Kasha and I sat on a bench on the boardwalk and stared at the lake. Some gulls were hovering over bread crusts left on the sand at the water’s edge.
“You know, there isn’t really a tide here, at least not much, so I’ve been told.”
“You don’t need to make filler talk,” she said. “I know this can’t go any further. I really like you, but my mother told me that if I didn’t come back in an hour I would not be able to come back at all. My older sister, the one you’ve never met – she never came back. I can’t do that.”
“I’m sorry. I understand, I think.”
“It is more complex than you know,” she said as she stood and was about to bid me farewell.
“Before you go,” I said, “there’s something I need to know.”
“No, it isn’t about us breaking up. It is about while we were on the sofa. I woke up before your mother came in. I was listening to the noise of the street. Some kids were playing down the block. And then you said something. You were dreaming, but you talked in your sleep. A psychology prof I had in first year said that our real language, the one that is our true mother tongue, is the one we dream in. Although there were one or two words you were saying that I thought I could understand – bicycle was one of them – I couldn’t figure out what you were saying, what your heart’s language is. What language do you dream in? It’s an odd question, but I need to know.”

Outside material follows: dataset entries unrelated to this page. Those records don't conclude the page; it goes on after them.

template <int BN, int F8 = 0>
static int launch_gemm(const vt_gemm_params* q, GemmDev& d, cudaStream_t st) {
  CUtensorMap tm[3];
  memset(tm, 0, sizeof(tm));
  CUtensorMap &tmA = tm[0], &tmB = tm[1];
  int rc;
  if (F8) {
    rc = make_tmap_2d(&tmA, 1, q->a, q->M, q->K, q->lda, BM);
    if (!rc) rc = make_tmap_2d(&tmB, 1, q->b, q->N, q->K, q->ldb, BN);
  } else if (!q->a_mn_major) rc = make_tmap_bf16_2d(&tmA, q->a, q->M, q->K, q->lda, BM);
  else rc = make_tmap_bf16_2d(&tmA, q->a, q->K, q->M, q->lda, BK);
  if (rc) return rc;
  if (!F8) {
    if (!q->b_mn_major) rc = make_tmap_bf16_2d(&tmB, q->b, q->N, q->K, q->ldb, BN);
    else rc = make_tmap_bf16_2d(&tmB, q->b, q->K, q->N, q->ldb, BK);
    if (rc) return rc;
  }
  d.num_m = (q->M + BM - 1) / BM;
  d.num_n = (q->N + BN - 1) / BN;
  const long long tiles = (long long)d.num_m * d.num_n * d.splits;
  VT_REQUIRE(tiles < (1LL << 31), "vt_gemm: M=%d N=%d gives too many tiles", q->M, q->N);
  d.tiles = (int)tiles;
  const long long tile_out = (long long)q->M * q->N;
  void* final_out = d.out;
  d.split_stride = 0;
  if (d.splits > 1) {
    d.out = q->workspace;
    d.ldo = q->N;
    d.split_stride = tile_out;
  }
  int se = staged_kind(q);
  if (se == SE_F32 && (BN == 256 || (d.splits > 1 && (BN != 128 || (reinterpret_cast<uintptr_t>(q->workspace) & 15))))) se = 0;
  if (se == 1) {
    rc = make_tmap_bf16_2d(&tm[2], q->out, q->M, q->N, q->ldo, 64);
    if (rc) return rc;
  }
  if constexpr (F8) {
    if (se == 1) rc = launch_gemm_t<BN, 0, 0, 1, 1>(tm, d, st);
    else if (se == SE_F32) rc = launch_gemm_t<BN, 0, 0, SE_F32, 1>(tm, d, st);
    else rc = launch_gemm_t<BN, 0, 0, 0, 1>(tm, d, st);
  } else {
    if (se == 1) rc = launch_layout<BN, 1>(q, tm, d, st);
    else if constexpr (BN != 256) {
      if (se == SE_F32) rc = launch_layout<BN, SE_F32>(q, tm, d, st);
      else rc = launch_layout<BN, 0>(q, tm, d, st);
    } else {
      rc = launch_layout<BN, 0>(q, tm, d, st);
    }
  }
  if (rc) return rc;
  if (d.splits > 1) {
    VT_REQUIRE(q->ldo == q->N, "vt_gemm: split-K requires ldo == N");
    return launch_reduce_rows(static_cast<const float*>(q->workspace), static_cast<float*>(final_out), tile_out, d.splits, tile_out,
                              0, 1.0f, st);
  }
  return 0;
}

}

static int gemm_dispatch(const vt_gemm_params* q, const float* a_scale, const float* b_scale, void* stream);

extern "C" int vt_gemm(const vt_gemm_params* q, void* stream) {
  VT_REQUIRE(q != nullptr, "vt_gemm: null params");
  return gemm_dispatch(q, nullptr, nullptr, stream);
}
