template <int AMN, int EPI, bool SP, int BN_>
struct NkProb : NoScale {
    static constexpr int BN = BN_, CHUNK = SP ? 0 : 4, FMT = OP_TF32;
    using PRODS = std::conditional_t<SP, One, Split3>;
    static constexpr int LAND_A = AMN ? BM * 128 : 0, LAND_X = BN * 128;
    using L = Stage<PRODS, BN, LAND_A + LAND_X>;
    static constexpr bool TMA = true;
    static constexpr int FIX = FIX_AB, EPI_MAPS = 0;
    int N, H, NP, ld_out, n_out, n_pad, a_shared, batch;
    const float* map; const float* X; long long ldx;
    const float* rowscale; const float* E; float* out; float alpha;
    __device__ int kblocks() const { return (N + 31) / 32; }
    static constexpr int NMAPS = 2;
    TmaTile tile(int i) const {
        if (i == 0) return TmaTile{map, N, N, NP, AMN ? 32 : BM, (long long)batch * (a_shared ? 1 : H), (long long)N * NP};
        return TmaTile{X, N, n_pad, ldx, 32, batch, (long long)N * ldx};
    }
    __device__ void produce(const TmaArgs& ta, uint32_t st, uint32_t bar, int kb, int m0, int, int bh) const {
        const int s = bh / H, h = bh % H, za = a_shared ? s : bh;
        mbar_expect_tx(bar, (AMN ? LAND_A : TILE128) + LAND_X);
        if (AMN == 0) tma_load3(st + L::a(0), &ta.map[0], kb * 32, m0, za, bar);
#pragma unroll
        for (int j = 0; j < LAND_A / 4096; ++j) tma_load3(st + L::land() + j * 4096, &ta.map[0], m0 + 32 * j, kb * 32, za, bar);
#pragma unroll
        for (int j = 0; j < LAND_X / 4096; ++j)
            tma_load3(st + L::land() + LAND_A + j * 4096, &ta.map[1], h * BN + 32 * j, kb * 32, s, bar);
    }
    __device__ void fix(uint8_t* st, int wg, int tid) const {
        if (AMN) transpose_rows(st + L::land(), 64 * wg, 64, tid & 127, 128, put_tf32<SP>(st + L::a(0), st + L::a(1)));
        else fix_tf32<SP>(st + L::a(0), st + L::a(1), 64 * wg, 64, tid & 127, 128);
        transpose_rows(st + L::land() + LAND_A, 0, BN, tid, 256, put_tf32<SP>(st + L::b(0), st + L::b(1)));
    }
    __device__ void epilogue(float (&acc)[1][BN / 2], int m0, int, int bh, int tid, const uint8_t*) const {
        const int s = bh / H, h = bh % H;
        float2 ef[BN / 4];
#pragma unroll
        for (int j = 0; j < BN / 2; j += 2) {
            const int m = m0 + frag_row(tid, j), gcol = h * BN + frag_col(tid, j);
            ef[j / 2] = (EPI != AT_STORE && m < N && gcol < n_pad)
                            ? *reinterpret_cast<const float2*>(E + ((long long)s * N + m) * ld_out + gcol) : make_float2(0.f, 0.f);
        }
#pragma unroll
        for (int j = 0; j < BN / 2; j += 2) {
            const int m = m0 + frag_row(tid, j), gcol = h * BN + frag_col(tid, j);
            if (m >= N || gcol >= n_pad) continue;
            const long long off = ((long long)s * N + m) * ld_out + gcol;
            float v[2] = {alpha * acc[0][j], alpha * acc[0][j + 1]};
            const float2 e = ef[j / 2];
            if (EPI == AT_MUL) {
                v[0] *= e.x; v[1] *= e.y;
            } else if (EPI == AT_RESID) {
                const float rsc = rowscale ? rowscale[(long long)s * N + m] : 1.f;
                v[0] += rsc * e.x; v[1] += rsc * e.y;
            }
            if (gcol >= n_out) v[0] = 0.f;
            if (gcol + 1 >= n_out) v[1] = 0.f;
            *reinterpret_cast<float2*>(out + off) = make_float2(v[0], v[1]);
        }
    }
};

Kasha smiled, though her eyes told me she was broken-hearted. “Me? Inside me? I have made up my own language. I am the only one who speaks it. It is not made of any of the tongues that have shaped my life. It is my own way of telling myself what I feel because I can’t say it, no matter where I am or who I am speaking to. And you, well, you’re the only one, other than me, who has heard and tried to understand.”